The team with the biggest profit after 10 weeks wins the game.
Team members should email each other or post on this thread their investment ideas for the Team captain. The Team Captain must make the final investment decisions.
Teams can only invest and not go short. Buying at offer and selling at bid price.
Dividend payments will not be included. The game is based solely on the price of a share.
There is a maximum of 10 players per Team.
Game starts 30th July, Team Captains should post first investments choices before 6pm Sunday 1st August.

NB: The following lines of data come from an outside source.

extern "C" int mvk_gemm_f32_dual(const float* A, const float* B, const float* A2, const float* B2, float* C, int64_t M,
                                 int64_t N, int64_t Kd, int64_t Kd2, void* stream) {
  MVK_REQUIRE(M > 0 && N > 0 && Kd > 0 && Kd2 > 0 && Kd % BK == 0, "gemm dual: unsupported shape (ask mvk_gemm_f32_dual_plan)");
  const Plan p = plan_gemm(M, N, Kd + Kd2, 0, false);
  MVK_REQUIRE(!p.narrow && p.qn == 1 && p.pm == 2, "gemm dual: unsupported shape (ask mvk_gemm_f32_dual_plan)");
  hipStream_t st = (hipStream_t)stream;
  GemmArgs a;
  const int split = fill_args(a, p, A, B, C, M, N, Kd + Kd2, 0, 0, nullptr, nullptr);
  a.Kd = Kd;
  a.lda = Kd;
  a.vecA = ((a.lda % 4 == 0) && ((uintptr_t)A % 16 == 0)) ? 4 : ((a.lda % 2 == 0) && ((uintptr_t)A % 8 == 0)) ? 2 : 1;
  a.A2 = A2; a.B2 = B2; a.Kd2 = Kd2; a.lda2 = Kd2; a.ldb2 = N;
  a.vecA2 = ((a.lda2 % 4 == 0) && ((uintptr_t)A2 % 16 == 0)) ? 4 : ((a.lda2 % 2 == 0) && ((uintptr_t)A2 % 8 == 0)) ? 2 : 1;
  a.vecB2 = ((a.ldb2 % 4 == 0) && ((uintptr_t)B2 % 16 == 0)) ? 4 : ((a.ldb2 % 2 == 0) && ((uintptr_t)B2 % 8 == 0)) ? 2 : 1;
  MVK_REQUIRE(cdiv64(M, 32) < 65536 && split < 65536, "gemm: grid too large");
  dim3 grid((unsigned)cdiv64(N, 64), (unsigned)cdiv64(M, 32), (unsigned)split);
  MVK_ORDERED(make_ordered(st, a, split, (int)grid.x, grid.y, 32, 64));
  hipLaunchKernelGGL((gemm_f32_mfma_dual<false, false, 2, 1, 1, 4>), grid, dim3(256), 0, st, a);
  MVK_CHECK_HIP(hipGetLastError());
  return 0;
}

extern "C" int mvk_gemm_f32_pair_plan(int64_t M, int64_t N0, int64_t N1, int64_t Kd, int want_stats, int* out ) {
  MVK_REQUIRE(M >= 0 && N0 >= 0 && N1 >= 0 && Kd >= 0 && out, "gemm pair plan: bad arguments");
  for (int i = 0; i < 5; ++i) out[i] = 0;
  if (M == 0 || N0 == 0 || N1 == 0 || Kd == 0) return 0;
  Plan p0 = plan_gemm(M, N0, Kd, 0, want_stats != 0), p1 = plan_gemm(M, N1, Kd, 0, want_stats != 0);
  pair_widen(p0, p1, Kd);
  if (p0.narrow || p1.narrow || p0.pm != p1.pm || p0.qn != 1 || p1.qn != 1 || (p0.pm != 2 && p0.pm != 4)) return 0;
  out[0] = 1;
  out[1] = p0.split;
  out[2] = p1.split;
  out[3] = (want_stats && (p0.split == 1 || ordered_splits())) ? 16 * p0.pm : 0;
  out[4] = (want_stats && (p1.split == 1 || ordered_splits())) ? 16 * p1.pm : 0;
  return 0;
}

namespace {
int gemm_pair_run(const float* A, const float* B0, const float* B1, float* C0, float* C1, int64_t M, int64_t N0, int64_t N1,
                  int64_t Kd, int transB, int want_stats, float* bn_part0, float* bn_part1, const int32_t* n_valid,
                  const mvk_bn_finish* fin0, const mvk_bn_finish* fin1, void* stream);
}
extern "C" int mvk_gemm_f32_pair(const float* A, const float* B0, const float* B1, float* C0, float* C1, int64_t M,
                                 int64_t N0, int64_t N1, int64_t Kd, int transB, int want_stats, float* bn_part0,
                                 float* bn_part1, const int32_t* n_valid, void* stream) {
  return gemm_pair_run(A, B0, B1, C0, C1, M, N0, N1, Kd, transB, want_stats, bn_part0, bn_part1, n_valid, nullptr, nullptr, stream);
}
extern "C" int mvk_gemm_f32_pair_bn(const float* A, const float* B0, const float* B1, float* C0, float* C1, int64_t M,
                                    int64_t N0, int64_t N1, int64_t Kd, int transB, float* bn_part0, float* bn_part1,
                                    const int32_t* n_valid, const mvk_bn_finish* fin0, const mvk_bn_finish* fin1, void* stream) {
  return gemm_pair_run(A, B0, B1, C0, C1, M, N0, N1, Kd, transB, 1, bn_part0, bn_part1, n_valid, fin0, fin1, stream);
}
namespace {
int gemm_pair_run(const float* A, const float* B0, const float* B1, float* C0, float* C1, int64_t M, int64_t N0, int64_t N1,
                  int64_t Kd, int transB, int want_stats, float* bn_part0, float* bn_part1, const int32_t* n_valid,
                  const mvk_bn_finish* fin0, const mvk_bn_finish* fin1, void* stream) {
  MVK_REQUIRE(M > 0 && N0 > 0 && N1 > 0 && Kd > 0, "gemm pair: empty product");
  Plan p0 = plan_gemm(M, N0, Kd, 0, want_stats != 0), p1 = plan_gemm(M, N1, Kd, 0, want_stats != 0);
  pair_widen(p0, p1, Kd);
  MVK_REQUIRE(!p0.narrow && !p1.narrow && p0.pm == p1.pm && p0.qn == 1 && p1.qn == 1 && (p0.pm == 2 || p0.pm == 4),
              "gemm pair: the two products do not share a tile shape (ask mvk_gemm_f32_pair_plan first)");
  hipStream_t st = (hipStream_t)stream;
  GemmArgs a0, a1;
  const bool ord = ordered_splits();
  const int s0 = fill_args(a0, p0, A, B0, C0, M, N0, Kd, 0, transB, (want_stats && (p0.split == 1 || ord)) ? bn_part0 : nullptr, n_valid);
  const int s1 = fill_args(a1, p1, A, B1, C1, M, N1, Kd, 0, transB, (want_stats && (p1.split == 1 || ord)) ? bn_part1 : nullptr, n_valid);
  const int64_t tm = 16 * p0.pm, tn = 64;
  MVK_REQUIRE(cdiv64(M, tm) < 65536 && s0 < 65536 && s1 < 65536, "gemm: grid too large");
  const int gx0 = (int)cdiv64(N0, tn), gx1 = (int)cdiv64(N1, tn);
  MVK_ORDERED(make_ordered(st, a0, s0, gx0, cdiv64(M, tm), tm, tn));
  MVK_ORDERED(make_ordered(st, a1, s1, gx1, cdiv64(M, tm), tm, tn));
  MVK_REQUIRE(ord || ((s0 == 1 || !a0.bn_part) && (s1 == 1 || !a1.bn_part)), "gemm pair: statistics of a split product");
  if (int e = set_finish(a0, fin0, cdiv64(M, tm))) return e;
  if (int e = set_finish(a1, fin1, cdiv64(M, tm))) return e;
  dim3 grid((unsigned)(gx0 + gx1), (unsigned)cdiv64(M, tm), (unsigned)(s0 > s1 ? s0 : s1));
  const bool ok = transB ? launch_pair_cfg<false, true>(p0, grid, st, a0, a1, gx0, s0, s1)
                         : launch_pair_cfg<false, false>(p0, grid, st, a0, a1, gx0, s0, s1);
  MVK_REQUIRE(ok, "gemm pair: no kernel for plan pm=%d", p0.pm);
  MVK_CHECK_HIP(hipGetLastError());
  return 0;
}
}

extern "C" int mvk_gemm_f32_plan(int64_t M, int64_t N, int64_t Kd, int split_k, int want_stats, int* out_split,
                                 int* out_stat_rows) {
  MVK_REQUIRE(M >= 0 && N >= 0 && Kd >= 0 && out_split && out_stat_rows, "gemm plan: bad arguments");
  if (M == 0 || N == 0 || Kd == 0) {
    *out_split = 1;
    *out_stat_rows = 0;
    return 0;
  }
  const Plan p = plan_gemm(M, N, Kd, split_k > 0 ? split_k : 0, want_stats != 0);
// ... 42 lines not shown
  while ((1 << shift) < Cout) ++shift;
  return gemm_run(A, W, dx, M, Cin, (int64_t)K * Cout, 0, 1, 0, 0, nullptr, nullptr, nullptr, 1.f, stream, nullptr, shift,
                  (int64_t)Cin * Cout - Cout);
}

extern "C" int mvk_gemm_f32_ldb(const float* A, const float* B, float* C, int64_t M, int64_t N, int64_t Kd, int64_t ldb,
                                void* stream) {
  MVK_REQUIRE(ldb >= N, "gemm ldb: ldb < N");
  return gemm_run(A, B, C, M, N, Kd, 0, 0, 0, 0, nullptr, nullptr, nullptr, 1.f, stream, nullptr, -1, 0, ldb);
}

extern "C" int mvk_gemm_f32_scatter_cat(const float* A, const float* B, int64_t M, int64_t N, int64_t Kd, const void* idx,
                                        int idx64, int64_t idx_stride, int64_t Ns, int c1, float* d_x, float* d_skip,
                                        void* stream) {
  MVK_REQUIRE(idx && d_x && d_skip && c1 > 0 && c1 < N && Kd > 0 && Ns >= 0 && idx_stride >= 1, "gemm scatter_cat: bad arguments");
  const ScatterOut sc{idx, idx64, c1, idx_stride, Ns, d_x, d_skip};
  return gemm_run(A, B, d_skip , M, N, Kd, 0, 0, 0, 0, nullptr, nullptr, nullptr, 1.f, stream, &sc);
}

This Game is only a bit of fun and Golddog reserves the right to do what he likes (mutley snigger)
Eligible players from GD's Tea rooms have already been placed into teams, if you do not wish to play then you can either tell me or just become a silent member of the team. Or you may request transfer to another team.
If you would like to play along then please post which team you would like to be placed in. (anyone may join in). The girls team is for girls only. If a group of you would like to set up your own team then just let Golddog know!
Please ask any questions?
Other than that we shall make it up as we go along? :-)
Teams should select a Team Captain or Golddog will choose.
example of Team Leader posting;
buy 250,000 Barclays barc
buy 300,000 bodyshop bos
buy 280,000 Lloyds-TSB Group lloy
example of following weekend posting;
sell barclays
buy 200,000 Lloyds-TSB Group lloy
Portfolio will then be as follows;
1. 300,000 worth of bodyshop bos
2. 280,000 worth of Lloyds-TSB Group lloy
3. 200,000 worth of Lloyds-TSB Group lloy
mick p
- 21 Jul 2004 09:20
- 142 of 240
no shorts? What kind of investment is this? Where is the protection/balance?
Answers on a postcard to:
Saturday Soup Kitchen
Platform 1
Euston Station
BRO KEN
or email
Iwanttoloose50%ofmyinvestmentsagaininthesamedecade@pauper.bum
Investing is no longer about B&H izzit? Thought the bulls had been taught an expensive lesson already.......
moonblue
- 21 Jul 2004 09:23
- 143 of 240
yeh but 30th is fibo turn date mick,,so it might go up...ill have gsk,barc as mine
mick p
- 21 Jul 2004 09:42
- 144 of 240
yea but we can do both....... longs and shorts, don't understand this fixation with buying and holding till the Trumpet sounds.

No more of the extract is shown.